Continuity of Derivative at a point.
Yes, consider $f(x) = \begin{cases} x^2 & x \in \mathbb{Q} \\ 0 & x \in \mathbb{R} \setminus \mathbb{Q} \end{cases}$
$f$ is differentiable at $0$ and nowhere else.
This is not exactly an answer to your question, but I think the source of your confusion is that you seem to believe that the left/right hand derivatives $$f'_\pm(a)=\lim_{h\to 0^\pm} \frac{f(a+h)-f(a)}{h}$$ are the same things as the left/right hand limits of the derivative $$\lim_{h\to 0^\pm} f'(a+h).$$ They coincide in simple cases, but not in general. For example, if $$f(x)=\begin{cases}1,&x \ge 0 \\ 0,&x < 0\end{cases}$$ then $f'(x)=0$ for all $x\neq 0$, so $\lim_{x\to 0^\pm} f'(x)=0$, but $f'(0)$ doesn't exist (since $f$ is discontinuous at $x=0$).
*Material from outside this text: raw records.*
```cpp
#ifndef MDBG_PART_NT
#define MDBG_PART_NT 512
#endif
#ifndef MDBG_PART_E
#define MDBG_PART_E 8
#endif
constexpr uint32_t PART_NT = MDBG_PART_NT;
constexpr uint32_t PART_E = MDBG_PART_E;
constexpr uint32_t PART_TILE = PART_NT * PART_E;
constexpr uint32_t PART_MAXW = 256;
constexpr uint32_t PART_NT_SMALL = 256;
constexpr uint32_t PART_E_SMALL = 4;
constexpr uint32_t PART_TILE_SMALL = PART_NT_SMALL * PART_E_SMALL;
static_assert(PART_NT_SMALL >= PART_MAXW && PART_NT >= PART_MAXW, "the scatter scans a tile's histogram with one thread per way");
constexpr uint32_t PART_MAX_K = 32;
// ... 565 lines not shown
    for (uint64_t i = tid; i < n; i += BC_NT) {
        const uint32_t row = in.rep[s0 + i];
        const uint32_t s = lds_find<C>(t, in.lo[s0 + i], in.hi[s0 + i]);
        reply[row] = (uint64_t)t.cnt[s] | (t.rep[s] == row ? (1ull << 63) : 0ull);
    }
}

struct RecBufs {
    DevBuf<unsigned long long> lo, hi;
    DevBuf<uint32_t> rep;
    uint64_t cap = 0;
    int ensure(mdbg_ctx *ctx, uint64_t n) {
        if (n <= cap) return MDBG_OK;
        MDBG_TRY(lo.alloc(ctx, n)); MDBG_TRY(hi.alloc(ctx, n)); MDBG_TRY(rep.alloc(ctx, n));
        cap = n;
        return MDBG_OK;
    }
    RecView view() { return RecView{lo.p, hi.p, rep.p}; }
};

struct SplitForm { uint32_t threads, tile; };

static SplitForm split_form(const mdbg_ctx *ctx) {
    if (ctx->part_threads == PART_NT_SMALL) return SplitForm{PART_NT_SMALL, PART_TILE_SMALL};
    return SplitForm{PART_NT, ctx->part_tile == 2048 ? PART_TILE / 2 : PART_TILE};
}

static void launch_split_hist(mdbg_ctx *ctx, bool from_mins, SplitForm f, unsigned grid, const SplitArgs &a, uint32_t *hist) {
    if (f.threads == PART_NT_SMALL && PART_NT_SMALL != PART_NT) {
        if (from_mins) hipLaunchKernelGGL((split_hist_kernel<true, PART_NT_SMALL>), dim3(grid), dim3(PART_NT_SMALL), 0, ctx->stream, a, hist);
        else hipLaunchKernelGGL((split_hist_kernel<false, PART_NT_SMALL>), dim3(grid), dim3(PART_NT_SMALL), 0, ctx->stream, a, hist);
    } else {
        if (from_mins) hipLaunchKernelGGL((split_hist_kernel<true, PART_NT>), dim3(grid), dim3(PART_NT), 0, ctx->stream, a, hist);
        else hipLaunchKernelGGL((split_hist_kernel<false, PART_NT>), dim3(grid), dim3(PART_NT), 0, ctx->stream, a, hist);
    }
    ctx->part_form[0] = f.threads; ctx->part_form[1] = f.tile;
}

static void launch_split_scatter(mdbg_ctx *ctx, bool from_mins, SplitForm f, unsigned grid, const SplitArgs &a, const uint64_t *place, RecView out) {
    if (f.tile == PART_TILE_SMALL && f.threads == PART_NT_SMALL) {
        if (from_mins) hipLaunchKernelGGL((split_scatter_kernel<true, PART_E_SMALL, PART_NT_SMALL>), dim3(grid), dim3(PART_NT_SMALL), 0, ctx->stream, a, place, out);
        else hipLaunchKernelGGL((split_scatter_kernel<false, PART_E_SMALL, PART_NT_SMALL>), dim3(grid), dim3(PART_NT_SMALL), 0, ctx->stream, a, place, out);
    } else if (f.tile != PART_TILE) {
        if (from_mins) hipLaunchKernelGGL((split_scatter_kernel<true, PART_E / 2, PART_NT>), dim3(grid), dim3(PART_NT), 0, ctx->stream, a, place, out);
        else hipLaunchKernelGGL((split_scatter_kernel<false, PART_E / 2, PART_NT>), dim3(grid), dim3(PART_NT), 0, ctx->stream, a, place, out);
    } else {
        if (from_mins) hipLaunchKernelGGL((split_scatter_kernel<true, PART_E, PART_NT>), dim3(grid), dim3(PART_NT), 0, ctx->stream, a, place, out);
// ... 550 lines not shown
```

metamdbg_amd/csrc/scan.hip:

```cpp
#include "common.hpp"
#include "complexity_dev.hpp"
#include "murmur.hpp"
#include "objects.hpp"
#include "prefilter.hpp"
#include "scan_plan.hpp"
#include "segments_dev.hpp"

#include <fcntl.h>
#include <sys/file.h>
#include <sys/stat.h>
#include <unistd.h>

#include <algorithm>
#include <cerrno>
#include <cmath>
#include <cstdlib>
#include <memory>
#include <mutex>
#include <string>
#include <thread>
#include <type_traits>

namespace mdbg {

// ... 31 lines not shown
    uint8_t *out_mqual;
    int inline_minq;
    uint32_t *out_count;
    uint8_t *out_flags;
    unsigned long long *cursor;
    uint32_t n_regions;
    uint64_t out_capacity;
    uint64_t *out_begin;
    uint32_t *over_list, *suspect_list;
    uint32_t *list_counters;
    const uint8_t *skip;
    uint32_t cand_slack;
    uint32_t guard_slack;
    uint32_t wave_priority;
    const uint32_t *pf_bits;
    uint32_t pf_shift;
    uint32_t pf_chunk;
    const uint4 *pf_table;
    uint32_t pf_table_shift;
    uint32_t pf_len_split;
    const SegView *views;
    unsigned long long *view_cx;
    uint32_t seg_tiles;
};

__device__ __forceinline__ uint64_t compress_pairs(uint64_t x, uint64_t d) {
    uint64_t xm = x & (d | (d << 1));
    uint32_t xl = (uint32_t)xm, xh = (uint32_t)(xm >> 32);
    uint32_t dl = (uint32_t)d, dh = (uint32_t)(d >> 32);
    uint32_t lo = 0, hi = 0;
    unsigned n = 0;
#pragma unroll
    for (int i = 0; i < 16; i++) {
        lo |= ((xl >> (2 * i)) & 3u) << n;
        n += (dl >> (2 * i) & 1u) << 1;
    }
    const unsigned nlo = n;
    n = 0;
#pragma unroll
    for (int i = 0; i < 16; i++) {
        hi |= ((xh >> (2 * i)) & 3u) << n;
        n += (dh >> (2 * i) & 1u) << 1;
    }
    return (uint64_t)lo | ((uint64_t)hi << nlo);
}

// ... 631 lines not shown
    uint16_t *hist_o = lds_hist_o + ((QUAL && HPC) ? wv * HIST_TILES * 64 : 0);
    uint32_t *hist_c = lds_hist_c[(QUAL && HPC) ? wv : 0];
    const unsigned K = a.K;
    const uint32_t kmask = (K >= 16) ? 0xFFFFFFFFu : ((1u << (2 * K)) - 1u);
    const uint32_t comp_mask = 0xAAAAAAAAu & kmask;
    const unsigned top_shift = 2u * K - 2u;
    const uint64_t threshold = a.threshold;
    const uint64_t cand_limit64 = (threshold >> 32) + 3ull + (uint64_t)a.cand_slack;
    const uint32_t cand_limit = cand_limit64 > 0xFFFFFFFFull ? 0xFFFFFFFFu : (uint32_t)cand_limit64;
    const uint64_t guard_limit64 = 68ull + (uint64_t)a.guard_slack;
    const uint32_t guard_limit = guard_limit64 > 0xFFFFFFFFull ? 0xFFFFFFFFu : (uint32_t)guard_limit64;
    const bool unguarded = HPC && K == 15u && a.guard_slack == 0u;

    const uint32_t wave_global = blockIdx.x * Geo::WAVES + wv;
    const uint32_t n_waves = gridDim.x * Geo::WAVES;
    uint16_t *pf_list = PF ? pf_list_all + wv * PF_LIST_CAP : nullptr;
    uint32_t *pf_surv = PF ? pf_surv_all + wv * 64u : nullptr;
    const uint32_t pf_shift = a.pf_shift;
    const uint4 *const pf_table = PF ? a.pf_table : nullptr;
    const uint32_t pf_table_shift = a.pf_table_shift;
    constexpr uint32_t NO_READ = 0xFFFFFFFFu;
    const uint64_t chunk0 = (uint64_t)blockIdx.x * a.pf_chunk;
    const uint32_t chunk_n = PF ? (chunk0 >= a.n_reads ? 0u : (uint32_t)(a.n_reads - chunk0 < a.pf_chunk ? a.n_reads - chunk0 : a.pf_chunk)) : 0u;
    auto take_read = [&]() -> uint32_t {
        uint32_t k = 0;
        if (lane == 0) k = atomicAdd(pf_next, 1u);
        k = (uint32_t)__builtin_amdgcn_readfirstlane((int)k);
        return k < chunk_n ? (uint32_t)chunk0 + k : NO_READ;
    };
    for (uint32_t r = PF ? take_read() : wave_global; PF ? r != NO_READ : r < a.n_reads; r = PF ? take_read() : r + n_waves) {
        if constexpr (PF && !SEG) { if (a.pf_len_split && a.len[r] >= a.pf_len_split) continue; }
        if (!SEG && a.skip && a.skip[r]) {
            if (a.cursor && lane == 0) { a.out_begin[r] = 0; a.out_count[r] = 0; a.out_flags[r] = 0; }
            continue;
        }
        SegView view{};
        if constexpr (SEG) {
            view = a.views[r];
            if (view.flags & SEG_DEAD) {
                if (lane == 0) { a.out_begin[r] = 0; a.out_count[r] = 0; a.out_flags[r] = 0; a.view_cx[r] = 0ull; }
                continue;
            }
        }
        const uint32_t rd = SEG ? view.read : r;
        const bool seg_inner = SEG && !(view.flags & SEG_FIRST);
        const uint32_t L = SEG ? view.raw_len : a.len[r];
        const uint64_t w_base = a.word_off[rd] + (SEG ? (uint64_t)view.tile0 * TILE_WORDS : 0ull);
// ... 481 lines not shown
            materialise();
            release_ring(((fill + 15u) & ~15u) + 16u);
        }

        if (APPROX && !PF) {
            const uint32_t n_staged = outgrown ? n_staged_at_outgrowth : nout;
            for (uint32_t i = lane; i < ((n_staged + 63u) & ~63u); i += 64) {
                const uint64_t fb = __ballot(i < n_staged && !(kmer_hash32(stage[i].x) < threshold));
                if (fb) { n_false += (uint32_t)__popcll(fb); lost = true; }
            }
        }
        if (((QUAL && HPC) || (APPROX && !PF)) && __ballot(lost) != 0ull) outgrown = true;
        uint8_t flags = 0;
        if constexpr (SEG) {
            const uint64_t cx_view = a.apply_filters ? cx_total + wave_sum_u32(cx_acc) : 0ull;
            if (lane == 0) a.view_cx[r] = cx_view;
        } else if (a.apply_filters && L >= 66) {
            if (complexity_suspect(cx_total + wave_sum_u32(cx_acc), cx_nW)) flags |= READ_SUSPECT;
        }
        if (bump) {
            uint64_t start = 0;
            if (!outgrown && nout) {
                uint32_t lo = 0, hi = 0;
                const uint32_t region = wave_global & (a.n_regions - 1u);
                if (lane == 0) { const unsigned long long s0 = atomicAdd(a.cursor + region, (unsigned long long)nout); lo = (uint32_t)s0; hi = (uint32_t)(s0 >> 32); }
                start = ((uint64_t)(uint32_t)__builtin_amdgcn_readfirstlane((int)hi) << 32) | (uint32_t)__builtin_amdgcn_readfirstlane((int)lo);
                const bool fits = start + nout <= a.out_capacity;
                start += (uint64_t)region * a.out_capacity;
                if (fits) {
                    for (uint32_t i = lane; i < nout; i += 64) {
                        const uint2 e = stage[i];
                        a.out_min[start + i] = e.x; a.out_pos[start + i] = e.y >> 1; a.out_dir[start + i] = (uint8_t)(e.y & 1u);
                        if (QUAL) a.out_mqual[start + i] = stage_q[i];
                    }
                }
            }
            if (lane == 0) {
                a.out_begin[r] = start;
                a.out_count[r] = nout - n_false;
                a.out_flags[r] = flags;
                if (outgrown) a.over_list[atomicAdd(&a.list_counters[0], 1u)] = r;
                if (flags & READ_SUSPECT) a.suspect_list[atomicAdd(&a.list_counters[1], 1u)] = r;
            }
        } else {
            const uint32_t ns = nout - flushed;
            for (uint32_t i = lane; i < ns; i += 64) {
                const uint32_t idx = flushed + i;
// ... 503 lines not shown
        if (!(fast && ctx->scan_stream)) return MDBG_OK;
        MDBG_HIP_CHECK(ctx, hipEventCreateWithFlags(&ordered, hipEventDisableTiming));
        hipError_t e = hipEventRecord(ordered, ctx->stream);
        if (e == hipSuccess) e = hipStreamWaitEvent(ctx->scan_stream, ordered, 0);
        if (e != hipSuccess) { (void)hipEventDestroy(ordered); return set_error(ctx, MDBG_EHIP, "scan stream hand-over: %s", hipGetErrorString(e)); }
        on = ctx->scan_stream;
        return MDBG_OK;
    }
    int give_back(mdbg_ctx *ctx) {
        if (!ordered) return MDBG_OK;
        hipError_t e = hipEventRecord(ordered, on);
        if (e == hipSuccess) e = hipStreamWaitEvent(ctx->stream, ordered, 0);
        (void)hipEventDestroy(ordered);
        if (e != hipSuccess) return set_error(ctx, MDBG_EHIP, "scan stream hand-back: %s", hipGetErrorString(e));
        return MDBG_OK;
    }
};
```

More precisely, the right hand derivative $f'_+(0)$ is zero, but the left hand derivative ${f}'_{-}(0)$ is undefined.
Yes, it's possible! Consider the function
$$f(x) = x^2 W(x)$$
where $W$ is the Weierstrass function. At $x=0$ the derivative is $0$, but if it were differentiable anywhere else then $W$ would be differentiable too.